By contrast, People v. Santana, 961 P.2d 498 (Colo.App.1997), upon which the People rely, is factually similar to the present case. In Santana, the defendant was sentenced to two and one-half years in prison, but was resentenced to eight years of probation after successfully moving for a sentence reduction pursuant to Crim. P. 35(b). His probation was subsequently revoked, and he was then sentenced to five years in prison. A division of this court stated that ” [s]ince the granting of probation greatly reduces the level of restraint imposed on defendant, essentially allowing him to remain at liberty while complying with the terms of his probation, we hold that it does constitute a reduction, even when the length of the sentence increased.” Id. at 499.
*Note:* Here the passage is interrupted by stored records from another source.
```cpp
constexpr int kMaxTrajImgs = 16;
struct TrajChain {
    const uint8_t* pyr[kMaxTrajImgs];
    const uint32_t* der[kMaxTrajImgs];
    int nimg, w, h;
    float* cur;
    float* traj;
    int* tlen;
    int* flag;
    double* vectors;
    float* start_pts;
    int* num;
    double mvs;
    float* htraj;
    int* htlen;
    float* hstart;
    double* hvec;
};
hipError_t launch_lk_chain(hipStream_t s, const LkArgs& a, const TrajChain& t, int ppw);
hipError_t launch_subspace(hipStream_t s, const float* traj, int N, int T, int d, const int* cols, int nhyp,
                           double sigma, float* data, double* qbuf, int* counts, double* residuals,
                           uint8_t* is_outlier, int* best, int precision);
constexpr int kClB = 256;
hipError_t launch_cluster(hipStream_t s, const float* pts, int N, uint32_t slim, unsigned long long* best,
                          int32_t* root);
size_t vcluster_rows_bytes(int nA);
hipError_t launch_vcluster(hipStream_t s, const double* xyt, int nA, double slim, double athr, int abs_int,
                           uint32_t* rows, uint32_t* qscan, uint32_t* cand, int32_t* root);
hipError_t launch_outliers(hipStream_t s, int batch, int n, const double* dxy, double* ang, double* mag,
                           int include_zeros, uint8_t* flags, mdx_outlier_stats* stats, bool in_registers);
hipError_t launch_traj_init(hipStream_t s, int npts, int ny, int pixel_step, int nimg, float* cur, float* traj,
                            int* tlen, int* num, int* flag = nullptr);
hipError_t launch_traj_update(hipStream_t s, int npts, const float* next_pts, const uint8_t* status, float* cur,
                              float* traj, int* tlen, int nimg, int w, int h, int last, double min_vector_size,
                              double* vectors, float* start_pts, int* num);
struct LkLaunch {
    hipStream_t s = nullptr;
    hipStream_t aux = nullptr;
    hipStream_t s2 = nullptr;
    hipEvent_t* ev = nullptr;
    hipEvent_t* flow_ev = nullptr;
    hipEvent_t* redo_ev = nullptr;
    uint8_t* cls = nullptr;
    float4* Ab = nullptr;
    uint8_t* cert = nullptr;
    int* qctr = nullptr;
    int* done = nullptr;
    hipEvent_t* lvl_done = nullptr;
    hipEvent_t prev_ready = nullptr;
};
hipError_t launch_lk_v2(const LkLaunch& L, int batch, const LkArgs& a);
constexpr int kRansacMaxIters = 1024;
struct RansacArgs {
    int iters;
    double thresh;
    uint32_t seed;
    int* list;
    double* hyps;
    int* counts;
};
struct RansacScratch {
    size_t hyps, counts, bytes;
};
inline RansacScratch ransac_scratch(int batch, int npts, int iters)
{
    const size_t list_b = (size_t)batch * npts * sizeof(int), hyps_b = (size_t)batch * iters * 9 * sizeof(double),
                 counts_b = (size_t)batch * iters * sizeof(int);
    RansacScratch L;
    L.hyps = (list_b + 7) & ~(size_t)7;
    L.counts = L.hyps + hyps_b;
    L.bytes = list_b + hyps_b + counts_b + 256;
    return L;
}
inline size_t ransac_scratch_bytes(int batch, int npts, int iters) { return ransac_scratch(batch, npts, iters).bytes; }
inline RansacArgs ransac_args(void* base, int batch, int npts, const mdx_params& P)
{
    const RansacScratch L = ransac_scratch(batch, npts, P.ransac_iters);
    uint8_t* b = static_cast<uint8_t*>(base);
    return {P.ransac_iters, P.ransac_thresh, P.ransac_seed, reinterpret_cast<int*>(b),
            reinterpret_cast<double*>(b + L.hyps), reinterpret_cast<int*>(b + L.counts)};
}
struct BlockSummary {
    int count;
    int first[4];
    int ransac_off;
    int pad_[2];
};
static_assert(sizeof(BlockSummary) == 32, "BlockSummary: eight ints, two records per 64-B line");
inline int classify_blocks(int npts) { return (npts + 255) / 256; }
inline size_t classify_scratch_bytes(int batch, int npts)
{
    return (size_t)batch * classify_blocks(npts) * sizeof(BlockSummary);
}
struct FitArgs {
    const float* next_pts;
    const uint8_t* status;
    int npts, ny, pixel_step;
    int gy0, gy1;
    double min_vector_size;
    double* vectors;
    PairFit* fits;
    int fit_mode;
    const double* H_external;
    void* scratch;
    mdx_band_cand* cand;
    RansacArgs ransac;
};
hipError_t launch_classify_fit(hipStream_t s, int batch, const FitArgs& a);
hipError_t launch_band_fit(hipStream_t s, int nrec, const mdx_band_cand* cands, PairFit* fit, int w, int h, int y0,
                           int y1);
hipError_t launch_gray_rows(hipStream_t s, const uint8_t* img1, int w, int h, int stride, int fmt, uint8_t* gray1_l0,
                            int pitch, const PairFit* fit, int built0 = 0, int built1 = 0);
hipError_t launch_set_fit_external(hipStream_t s, int batch, const double* H_external, PairFit* fits);
size_t warp_scratch_bytes(int batch, int w, int rows);
struct WarpLaunch {
    int batch = 0, ntiles = 0;
    int bw0 = 0, vec_ok = 0;
    const PairFit* fits = nullptr;
    const void* tinfo = nullptr;
};
struct GrayPlane {
    const uint8_t* p;
    long long frame_stride;
    int pitch;
};
struct WarpArgs {
    GrayPlane g1, g2;
    int w, h;
    const PairFit* fits;
    uint8_t* mask;
    long long mask_stride;
    int thresh;
    int row0 = 0, row1 = -1;
};
hipError_t launch_warp_diff(hipStream_t s, int batch, const WarpArgs& a, void* scratch, size_t scratch_bytes,
                            WarpLaunch* rec = nullptr);
hipError_t debug_warp_paths(hipStream_t s, const WarpLaunch& L, int32_t* out, int cap);
hipError_t launch_div32(hipStream_t s, const double* in, double* out, int n);
hipError_t launch_stream3(hipStream_t s, size_t n, const uint8_t* a, const uint8_t* b, uint8_t* o, int thresh);
hipError_t launch_export_fit(hipStream_t s, int batch, const PairFit* fits, double* H, int* num_vectors);
constexpr int kRegionsMaxBatch = 65535;
struct RegionsScratch {
    size_t lab, blk, stats, nall;
};
size_t regions_scratch_bytes(int batch, int w, int h, RegionsScratch* lay = nullptr);
hipError_t launch_mask_regions(hipStream_t s, int batch, const uint8_t* mask, int w, int h, int stride,
                               size_t frame_stride, int open3, int min_area, mdx_region* regions, int max_regions,
                               int32_t* num_all, int32_t* num_kept, int32_t* labels, uint8_t* mask_out, void* scratch);

constexpr int kHalfPx = 4;
constexpr int kHalfWavePx = 64 * kHalfPx;
constexpr int kHalfWgPx = 256 * kHalfPx;
constexpr int kHalfRows = 4;
constexpr int kHalfMaxBatch = 65535;
bool half_vector_path(int batch, const void* src, int stride, size_t frame_stride, const void* dst, int dst_stride,
                      size_t dst_frame_stride);
hipError_t launch_half(hipStream_t s, int batch, const uint8_t* src, int w, int h, int stride, size_t frame_stride,
                       int channels, uint8_t* dst, int dst_stride, size_t dst_frame_stride);

}
```

motion_detection_amd/csrc/mdx_lk.hip:

```cpp
#include "mdx_internal.h"

#include <float.h>

#include <algorithm>
#include <atomic>
#include <cstdlib>
#include <type_traits>

namespace mdx {

typedef short s2 __attribute__((ext_vector_type(2)));
typedef float f2 __attribute__((ext_vector_type(2)));
struct __attribute__((aligned(4))) u2a4 { uint32_t x, y; };
struct __attribute__((aligned(4))) u3a4 { uint32_t x, y, z; };
typedef unsigned int v4u __attribute__((ext_vector_type(4)));
typedef unsigned int v3u __attribute__((ext_vector_type(3)));
__device__ __forceinline__ __amdgpu_buffer_rsrc_t buf_rsrc(const void* base, long long bytes)
{
    return __builtin_amdgcn_make_buffer_rsrc(const_cast<void*>(base), (short)0,
                                             (int)min(bytes, (long long)0x7fffffff), 0x00020000);
}
__device__ __forceinline__ __amdgpu_buffer_rsrc_t buf_rsrc32(const void* base, uint32_t bytes)
{
    const unsigned long long b = (unsigned long long)(uintptr_t)base;
    const uint32_t lo = __builtin_amdgcn_readfirstlane((uint32_t)b), hi = __builtin_amdgcn_readfirstlane((uint32_t)(b >> 32));
    void* p = (void*)(uintptr_t)(((unsigned long long)hi << 32) | lo);
    return __builtin_amdgcn_make_buffer_rsrc(p, (short)0, (int)__builtin_amdgcn_readfirstlane(bytes), 0x00020000);
}

__device__ __forceinline__ int class_of(const int16_t* cmap, int level, int axis, int res)
{
    return cmap[(level * 2 + axis) * 128 + res];
}
__device__ __forceinline__ int residue_of(const int16_t* rlist, int level, int axis, int cls)
{
    return rlist[(level * 2 + axis) * 128 + cls];
}

__device__ __forceinline__ void lk_weights(float fa, float fb, int& w00, int& w01, int& w10, int& w11)
{
    w00 = __float2int_rn((1.f - fa) * (1.f - fb) * 16384.f);
    w01 = __float2int_rn(fa * (1.f - fb) * 16384.f);
    w10 = __float2int_rn((1.f - fa) * fb * 16384.f);
    w11 = 16384 - w00 - w01 - w10;
}

template <int Q>
__device__ __forceinline__ void lk_interp(uint32_t lo0, uint32_t hi0, uint32_t lo1, uint32_t hi1, uint32_t d00,
                                          uint32_t d01, uint32_t d10, uint32_t d11, s2 W0, s2 W1, int& ival, int& ixv,
                                          int& iyv)
{
    static_assert(Q >= 0 && Q < 7, "tap byte");
    constexpr unsigned sel = 0x0c000c00u | (unsigned)Q | ((unsigned)(Q + 1) << 16);
    const s2 t0 = __builtin_bit_cast(s2, __builtin_amdgcn_perm(hi0, lo0, sel));
    const s2 t1 = __builtin_bit_cast(s2, __builtin_amdgcn_perm(hi1, lo1, sel));
    ival = __builtin_amdgcn_sdot2(t0, W0, __builtin_amdgcn_sdot2(t1, W1, 256, false), false) >> 9;
    const s2 x0 = __builtin_bit_cast(s2, __builtin_amdgcn_perm(d01, d00, 0x05040100u));
    const s2 x1 = __builtin_bit_cast(s2, __builtin_amdgcn_perm(d11, d10, 0x05040100u));
    const s2 y0 = __builtin_bit_cast(s2, __builtin_amdgcn_perm(d01, d00, 0x07060302u));
    const s2 y1 = __builtin_bit_cast(s2, __builtin_amdgcn_perm(d11, d10, 0x07060302u));
    ixv = __builtin_amdgcn_sdot2(x0, W0, __builtin_amdgcn_sdot2(x1, W1, 8192, false), false) >> 14;
    iyv = __builtin_amdgcn_sdot2(y0, W0, __builtin_amdgcn_sdot2(y1, W1, 8192, false), false) >> 14;
}

template <int J>
__device__ __forceinline__ float quad_bcast(float v)
{
    constexpr int ctrl = J | (J << 2) | (J << 4) | (J << 6);
    return __int_as_float(__builtin_amdgcn_mov_dpp(__float_as_int(v), ctrl, 0xf, 0xf, false));
}
template <int J>
__device__ __forceinline__ uint32_t quad_bcast_u(uint32_t v)
{
    constexpr int ctrl = J | (J << 2) | (J << 4) | (J << 6);
    return (uint32_t)__builtin_amdgcn_mov_dpp((int)v, ctrl, 0xf, 0xf, false);
}

__device__ __forceinline__ void wave_lds_fence()
{
    __builtin_amdgcn_fence(__ATOMIC_RELEASE, "wavefront");
    __builtin_amdgcn_wave_barrier();
    __builtin_amdgcn_fence(__ATOMIC_ACQUIRE, "wavefront");
}

constexpr int kLkIterWavesPerEU = 4;
typedef __attribute__((address_space(3))) void* lds_ptr;
typedef __attribute__((address_space(3))) uint32_t lds_u32;
typedef unsigned int v2u __attribute__((ext_vector_type(2)));
typedef __attribute__((address_space(3))) volatile const v2u lds_u2v;
typedef __attribute__((address_space(3))) volatile const v4u lds_u4v;
__device__ __forceinline__ void lk_vmcnt0()
{
    __builtin_amdgcn_sched_barrier(0);
    __builtin_amdgcn_s_waitcnt(0x0F70);
    __builtin_amdgcn_sched_barrier(0);
}
template <int N>
__device__ __forceinline__ void lk_vmcnt()
{
    static_assert(N >= 0 && N < 16, "vmcnt field");
    __builtin_amdgcn_sched_barrier(0);
    __builtin_amdgcn_s_waitcnt(0x0F70 | N);
    __builtin_amdgcn_sched_barrier(0);
}

template <int B, int E, typename F>
__device__ __forceinline__ void static_for(F&& f)
{
    if constexpr (B < E) {
        f(std::integral_constant<int, B>{});
        static_for<B + 1, E>(f);
    }
}

__device__ __forceinline__ int xcd_remap(int b, int total)
{
    const int xcd = b & 7, q = total >> 3, r = total & 7;
    return (xcd < r ? xcd * (q + 1) : r * (q + 1) + (xcd - r) * q) + (b >> 3);
}
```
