+int rpe_linear_pack_wide(const float* w, int N, int K, float* w_pad, float* w_t, void* stream) {
+    if (!w || N < 1 || K < 1 || (!w_pad && !w_t)) return rpe_set_error(RPE_ERR_SHAPE, "linear_pack_wide: w [N][K] and at least one image");
+    const int Kp = (K + 3) & ~3, Np = (N + 3) & ~3;
+    note_kernel("linear_pack_wide_kernel");
+    hipLaunchKernelGGL(linear_pack_wide_kernel, dim3((Kp + 31) / 32, (Np + 31) / 32), dim3(256), 0, (hipStream_t)stream, w, N, K, w_pad, w_t);
+    RPE_CHECK_LAUNCH();
+    return 0;
+}
+
+}
diff --git a/rgb-proprioceptive-pose-estimator_amd/headops.py b/rgb-proprioceptive-pose-estimator_amd/headops.py
--- a/rgb-proprioceptive-pose-estimator_amd/headops.py
+++ b/rgb-proprioceptive-pose-estimator_amd/headops.py
@@ -83,6 +83,89 @@
         return dx
 
 
+class MLPStackOp:
+
+    fused = True
+
+    def __init__(self, layers):
+        self.ops = [LinearOp(w, b, relu=True) for w, b in layers]
+        self._wpad = None
+        self._saved = self.kept = None
+
+    def takes_fused(self, rows):
+        if not self.fused or len(self.ops) < 2 or len(self.ops) - 1 > ops.MLP_MAX_LAYERS or rows <= ops.LINEAR_ROWS_MAX:
+            return False
+        for i, op in enumerate(self.ops):
+            if op.bias is None or not op.weight.data.is_contiguous() or not op.bias.data.is_contiguous():
+                return False
+            if i > 0 and max(op.weight.shape) > ops.MLP_MAX_WIDTH:
+                return False
+        return True
+
+    def fwd(self, x, save=True):
+        m, dev = x.shape[0], x.device
+        if not self.takes_fused(m):
+            h = x
+            for op in self.ops:
+                h = op.fwd(h, save=save)
+            if save:
+                self._saved = None
+            return h.contiguous()
+        op0 = self.ops[0]
+        n0, k0 = op0.weight.shape
+        w0 = op0.weight.data
+        wt = torch.empty((pad4(k0), pad4(n0)), dtype=torch.float32, device=dev) if save else None
+        wp = None
+        if k0 % 4:
+            if self._wpad is None or self._wpad.device != dev:
+                self._wpad = torch.empty((n0, pad4(k0)), dtype=torch.float32, device=dev)
+            wp = self._wpad
+        if wp is not None or wt is not None:
+            ops.linear_pack_wide(w0, wp, wt)
+        y0 = new_rows(m, n0, dev, zero=n0 % 4 != 0)
+        ops.linear_fwd(x, w0 if wp is None else wp, op0.bias.data, relu=True, out=y0, n=n0, k=pad4(k0))
+        hs = [torch.empty((m, pad4(op.weight.shape[0])), dtype=torch.float32, device=dev) if save else None for op in self.ops[1:]]
+        y = torch.empty((m, self.ops[-1].weight.shape[0]), dtype=torch.float32, device=dev)
+        ops.mlp_tail_fwd(ops.mlp_layers([dict(w=op.weight.data, b=op.bias.data, h=h) for op, h in zip(self.ops[1:], hs)]), y0, y)
+        if save:
+            self._saved = (x, y0, wt, hs)
+        return y
+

The division then concluded that, based on the probation statute and reasoning from the opinion in People v. McDaniels, 844 P.2d 1257 (Colo.App.1992), the sentencing court also had the authority to impose a longer prison sentence after revocation of the defendant’s probation. See Santana, 961 P.2d at 500. Because double jeopardy concerns were not raised in Santana, we reject defendant’s contention that it was wrongly decided.
We also reject defendant’s further contention that ” had the correct argument been presented in Santana, the result would have been different.” The division in that case specifically noted that the original sentence was not final due to Crim. P. 35(b). See Santana, 961 P.2d at 499 (citing Ghrist, 897 P.2d at 812). Accordingly, for the reasons we have articulated above, a double jeopardy claim in Santana would likely have been precluded by the defendant’s lack of a legitimate expectation of finality in his original prison sentence.
We perceive no error, let alone plain error, in defendant’s sentence to prison.